Officials Join in Unauthorized Fund Drive - | Nashville News, Weather & Sports

NewsChannel 5 Investigates: Friends in High Places

Officials Join in Unauthorized Fund Drive

(Story created: 8/7/02)

Would you give to a charity that wasn't legally allowed to solicit money?

If you're a Tennessee taxpayer, you already have.

In fact, you've given hundreds of thousands of dollars.

State officials say it was all for a good cause.

But investigative reporter Phil Williams says they can't tell you how every penny was spent.

In 1997, the Sundquist administration invited ad agencies to compete for the state's business. That contract was awarded to Akins and Tombras, a firm with longstanding ties to the governor. It's a contract that would be worth more than $10 million.

Still, when Alex Fischer became the state's deputy commissioner of economic and community development, he had an idea to pump even more money into the state's marketing efforts. Fischer, a former top official with Akins and Tombras, later became the ECD commissioner and then deputy governor.

The Millennium Fund was a $5 million fund-raising drive, with the money being funneled through a non-profit business group, known as the Tennessee Economic Partnership.

"The over-arching mission of the Millennium Fund is to promote Tennessee as a premier place to do business," says Amy Bunton, assistant ECD commissioner.

With the governor serving as honorary chairman for the drive, state officials began hitting up some of the state's biggest businesses to contribute to Economic Partnership.

The state even kicked in $300,000 of your money -- with no contract, no audit requirements, nothing to show taxpayers how their money was being spent.

"Taxpayers should know that these funds were spent to support Tennessee as a premier business location, and it was done so in courting decision makers to make those decisions to bring business to Tennessee," Bunton says.

State economic officials say the money helped pay for recruiting tours, such as one tied to a promotional campaign aimed at California businesses hit by the energy crisis.

But Tennessee Economic Partnership officials acknowledge the state's politically connected ad agency also has received some of the money, although they won't say how much.

In addition, insiders complain about state officials getting the presidential treatment, with limos and fancy dinners -- an allegation that's not exactly denied.

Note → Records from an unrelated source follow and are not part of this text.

template <int EPI, int FOLD = FOLD_NONE, int XRING = 0, int WREG = 0, int KLONG = 0>
__global__ __launch_bounds__(512) void gemm_bf16_nt_256f_kernel(const GemmArgs a) {
    static_assert(!WREG || XRING == 1, "WREG: one tile per workgroup");
    extern __shared__ __attribute__((aligned(16))) char smem2[];
    const int tid = threadIdx.x;
    const int lane = tid & 63;
    const int wave = __builtin_amdgcn_readfirstlane(tid >> 6);
    const int grp = wave >> 2, wn = wave & 3;
    const int lrow = lane & 15, lchk = lane >> 4;
    const int nkt = a.K >> 6;

    const Tile256List tl(a.M / 256, a.N / 256, a.group_m, gridDim.x, blockIdx.x);
    if (tl.count == 0) return;
    auto tile_of = [&](int it, int& m0, int& n0) {
        int tm, tn;
        tl.tile(it, tm, tn);
        m0 = tm * 256; n0 = tn * 256;
    };

    Stream256<4, 256> S(a, wave, lane);
#pragma unroll
    for (int q = 0; q < 4; ++q) {
        const int r = (wave * 4 + q) * 8 + (lane >> 3);
        S.wvo[q] = r * (int)a.ldw * 2 + (((lane & 7) ^ ((r >> 1) & 7)) << 4);
        S.wds[q] = G256_W_OFF + (wave * 4 + q) * 1024;
    }
    int gk = 0;
    S.seek(a, tl, 0);
    const char* wrp = nullptr;
    const char* wnext = nullptr;
    int w_kt = 0;
    const int wlane = lane * 16, wlane2 = lane * 16 + 4096;
    typedef int i32x4 __attribute__((ext_vector_type(4)));
    i32x4 w0[4], w1[4];
    auto wbase = [&](int it) {
        int m0, n0;
        tile_of(it, m0, n0);
        return reinterpret_cast<const char*>(a.Wp) + (long)((n0 >> 6) + wn) * nkt * 8192;
    };
    auto wload_h0 = [&]() {
        const unsigned long wb = ((unsigned long)(unsigned)__builtin_amdgcn_readfirstlane((int)((unsigned long)wrp >> 32)) << 32) |
                                 (unsigned long)(unsigned)__builtin_amdgcn_readfirstlane((int)(unsigned long)wrp);
#define WLD(dst, voff, imm) asm volatile("global_load_dwordx4 %0, %1, %2 offset:" #imm : "=v"(dst) : "v"(voff), "s"(wb) : "memory")
        WLD(w0[0], wlane, 0); WLD(w0[1], wlane, 1024); WLD(w0[2], wlane, 2048); WLD(w0[3], wlane, 3072);
    };
    auto wload_h1 = [&]() {
        const unsigned long wb = ((unsigned long)(unsigned)__builtin_amdgcn_readfirstlane((int)((unsigned long)wrp >> 32)) << 32) |
                                 (unsigned long)(unsigned)__builtin_amdgcn_readfirstlane((int)(unsigned long)wrp);
        WLD(w1[0], wlane2, 0); WLD(w1[1], wlane2, 1024); WLD(w1[2], wlane2, 2048); WLD(w1[3], wlane2, 3072);
#undef WLD
        wrp += 8192;
        if (++w_kt == nkt) { w_kt = 0; wrp = wnext; }
    };
    if (WREG) wrp = wbase(0);

    const float* gate = a.gate;
    if (EPI == EPI_RESID_F32 && gate && a.step_ptr) gate += (long)(*a.step_ptr) * a.gate_step_stride;
    const int step = ((FOLD != FOLD_NONE) && a.step_ptr) ? *a.step_ptr : 0;
    const float* ln_scale = (FOLD == FOLD_PRODUCER) ? a.ln_scale + (long)step * a.ln_step_stride : nullptr;
    const float* fold_S = (FOLD == FOLD_CONSUMER) ? a.fold_S + (long)step * a.fold_step_stride : nullptr;
    const float* fold_C = (FOLD == FOLD_CONSUMER) ? a.fold_C + (long)step * a.fold_step_stride : nullptr;
    f32x4 g4_pre = {1.f, 1.f, 1.f, 1.f}, sc4_pre = {0.f, 0.f, 0.f, 0.f};
    const bool pre_ok = (EPI == EPI_RESID_F32) && gate && a.gate_sample_stride == 0;
    if (EPI == EPI_RESID_F32) {
        int m0, n0;
        tile_of(0, m0, n0);
        if (pre_ok) g4_pre = *reinterpret_cast<const f32x4*>(gate + n0 + wn * 64 + (lane & 15) * 4);
        if (FOLD == FOLD_PRODUCER) sc4_pre = *reinterpret_cast<const f32x4*>(ln_scale + n0 + wn * 64 + (lane & 15) * 4);
    }

    if (WREG) {
        wload_h0();
        __builtin_amdgcn_sched_barrier(0);
        S.issue_xa(smem2); S.issue_xb(smem2); S.advance(a, tl);
        S.issue_xa(smem2 + G256_BUF_BYTES); S.issue_xb(smem2 + G256_BUF_BYTES); S.advance(a, tl);
        asm volatile("s_waitcnt vmcnt(6)" ::: "memory");
    } else {
        S.issue_w(smem2); S.issue_xa(smem2); S.issue_xb(smem2); S.advance(a, tl);
        S.issue_w(smem2 + G256_BUF_BYTES); S.issue_xa(smem2 + G256_BUF_BYTES); S.issue_xb(smem2 + G256_BUF_BYTES); S.advance(a, tl);
        asm volatile("s_waitcnt vmcnt(10)" ::: "memory");
    }
    G256_BARRIER();
    if (EPI == EPI_RESID_F32) asm volatile("" : "+v"(g4_pre), "+v"(sc4_pre));

    const KTileLanes ln(grp, wn * 64, lrow, lchk);
    constexpr int EPI_VMEM = (EPI == EPI_BF16 || EPI == EPI_GELU_BF16 || EPI == EPI_RELU_BF16) ? 16
                             : (FOLD == FOLD_PRODUCER) ? 57 : 32;
    char* stage_reg = smem2 + G256_RING_BYTES + wave * 4096;
    bool prev_staged = false;

    for (int it = 0; it < tl.count; ++it) {
        int m0, n0;
        tile_of(it, m0, n0);
        f32x4 acc[4][8];
#pragma unroll
        for (int i = 0; i < 4; ++i)
#pragma unroll
            for (int jj = 0; jj < 8; ++jj) acc[i][jj] = (f32x4){0.f, 0.f, 0.f, 0.f};
        if (WREG) wnext = wbase(it);
        if (grp == 1) G256_BARRIER();

        enum { KT_PLAIN = 0, KT_FIRST = 1 , KT_SECOND = 2, KT_FOLD_DMA = 4, KT_FOLD_FINAL = 8 };
        auto ktile = [&](auto flags_c) {
            constexpr int FL = decltype(flags_c)::value;
            constexpr bool SKIP = (FL & KT_FIRST) != 0;
            char* nb = smem2 + ((gk + 1) & 1) * G256_BUF_BYTES;
            auto request = [&](auto ph) {
                constexpr int PH = decltype(ph)::value;
                if constexpr (PH == 0) {
                    if (WREG) wload_h1();
                    else if (!SKIP) S.issue_w(nb);
                    if (FL & KT_FOLD_DMA) {
                        g256_fold_stats_dma(a, m0, wave, lane, stage_reg);
                        if (wave < 4 && lane < 32) {
                            const float* src = (wave < 2 ? fold_S : fold_C) + n0 + (wave & 1) * 128 + lane * 4;
                            __builtin_amdgcn_global_load_lds((const __attribute__((address_space(1))) void*)src,
                                                             (__attribute__((address_space(3))) void*)(stage_reg + G256_SC_OFF), 16, 0, 0);
                        }
                    }
                    if ((FL & KT_FOLD_FINAL) && wave < 4) g256_fold_finalize(smem2 + G256_RING_BYTES, tid, a.stats_parts, a.K);
                    constexpr int P0W = SKIP ? 8 : 4;
                    constexpr bool AFTER_EPI = (FL & KT_FIRST) || (!WREG && (FL & KT_SECOND));
                    if (AFTER_EPI && prev_staged) asm volatile("s_waitcnt vmcnt(%0)" ::"n"(P0W + EPI_VMEM > 63 ? 63 : P0W + EPI_VMEM) : "memory");
                    else asm volatile("s_waitcnt vmcnt(%0)" ::"n"(P0W) : "memory");
                } else if constexpr (PH == 1) {
                    if (!SKIP) S.issue_xa(nb);
                } else if constexpr (PH == 2) {
                    if (!SKIP) { S.issue_xb(nb); S.advance(a, tl); }
                    if (WREG) {
                        wload_h0();
                        if (SKIP) asm volatile("s_waitcnt vmcnt(4)" ::: "memory");
                        else asm volatile("s_waitcnt vmcnt(8)" ::: "memory");
                    }
                } else {
                    constexpr int P3W = WREG ? (SKIP ? 4 : 6) : 2;
                    if (!WREG && SKIP && prev_staged) asm volatile("s_waitcnt vmcnt(%0)" ::"n"(2 + EPI_VMEM > 63 ? 63 : 2 + EPI_VMEM) : "memory");
                    else asm volatile("s_waitcnt vmcnt(%0)" ::"n"(P3W) : "memory");
                }
            };
            auto wregs = [&](auto ph, bf16x8 (&wf)[4]) {
                if constexpr (decltype(ph)::value == 0) {
                    asm volatile("" : "+v"(w0[0]), "+v"(w0[1]), "+v"(w0[2]), "+v"(w0[3]));
#pragma unroll
                    for (int i = 0; i < 4; ++i) wf[i] = __builtin_bit_cast(bf16x8, w0[i]);
                } else {
                    asm volatile("" : "+v"(w1[0]), "+v"(w1[1]), "+v"(w1[2]), "+v"(w1[3]));
#pragma unroll
                    for (int i = 0; i < 4; ++i) wf[i] = __builtin_bit_cast(bf16x8, w1[i]);
                }
            };
            ktile256<4, !WREG>(smem2 + (gk & 1) * G256_BUF_BYTES, ln, acc, request, wregs);
            ++gk;
        };
#define KTL(f) std::integral_constant<int, (f)>{}
        if (FOLD == FOLD_CONSUMER) {
            ktile(KTL(KT_FIRST)); ktile(KTL(KT_FOLD_DMA | KT_SECOND)); ktile(KTL(KT_PLAIN)); ktile(KTL(KT_FOLD_FINAL));
            for (int kt = 4; kt < nkt; ++kt) ktile(KTL(KT_PLAIN));
        } else {
            ktile(KTL(KT_FIRST)); ktile(KTL(KT_SECOND));
            for (int kt = 2; kt < nkt; ++kt) ktile(KTL(KT_PLAIN));
        }
#undef KTL
        if (grp == 0) G256_BARRIER();

        prev_staged = true;
        if (!XRING) {
            char* pb = smem2 + ((gk + 1) & 1) * G256_BUF_BYTES;
            if (!WREG) S.issue_w(pb);
            S.issue_xa(pb); S.issue_xb(pb); S.advance(a, tl);
        }
        if (XRING) {
            asm volatile("s_waitcnt vmcnt(0)" ::: "memory");
            G256_BARRIER();
            g256_epilogue_staged<EPI, FOLD, 1>(a, acc, m0, n0, grp, wn, lane, lrow, lchk, gate, stage_reg, smem2 + G256_RING_BYTES, ln_scale,
                                               true, g4_pre, sc4_pre, smem2 + wave * 16384);
            break;
        } else
            g256_epilogue_staged<EPI, FOLD>(a, acc, m0, n0, grp, wn, lane, lrow, lchk, gate, stage_reg, smem2 + G256_RING_BYTES, ln_scale,
                                            it == 0 && (pre_ok || FOLD == FOLD_PRODUCER), g4_pre, sc4_pre);
    }
    asm volatile("s_waitcnt vmcnt(0)" ::: "memory");
}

Says Bunton, "We try to reach those decision makers on their level and in doing so we've done so through executive transportation, travel, accommodations and entertainment."

"We don't have any idea what is happening with the money," says Barbara Toms, director of the state Division of Charitable Solicitations. Her office regulates charities and other non-profits in Tennessee.

She says her files show the Economic Partnership never registered with her office as they are required to do -- and never filed any sort of audit that's also required by law.

"It is unlawful to solicit funds in Tennessee without registering," Toms explains. "You are asking people to give money. You ought to be transparent in who you are, and what you are doing with the money."

In response to a request from NewsChannel 5, the Economic Partnership produced its latest tax return.

It shows about $100,000 spent last year on travel, $200,000 on public relations and advertising, and more than $200,000 on conferences. But no details about exactly who benefited from those expenditures.

So why did your tax dollars go to a fund-raising campaign that wasn't following the law?

"I think that's a question for TEP," Bunton tells Phil Williams.

"But state money has been going to the TEP," Williams replies.

"That's true."

Officials with the Economic Partnership say they will get in compliance with the law -- only then, regulators say, will you get some idea what you've been paying for.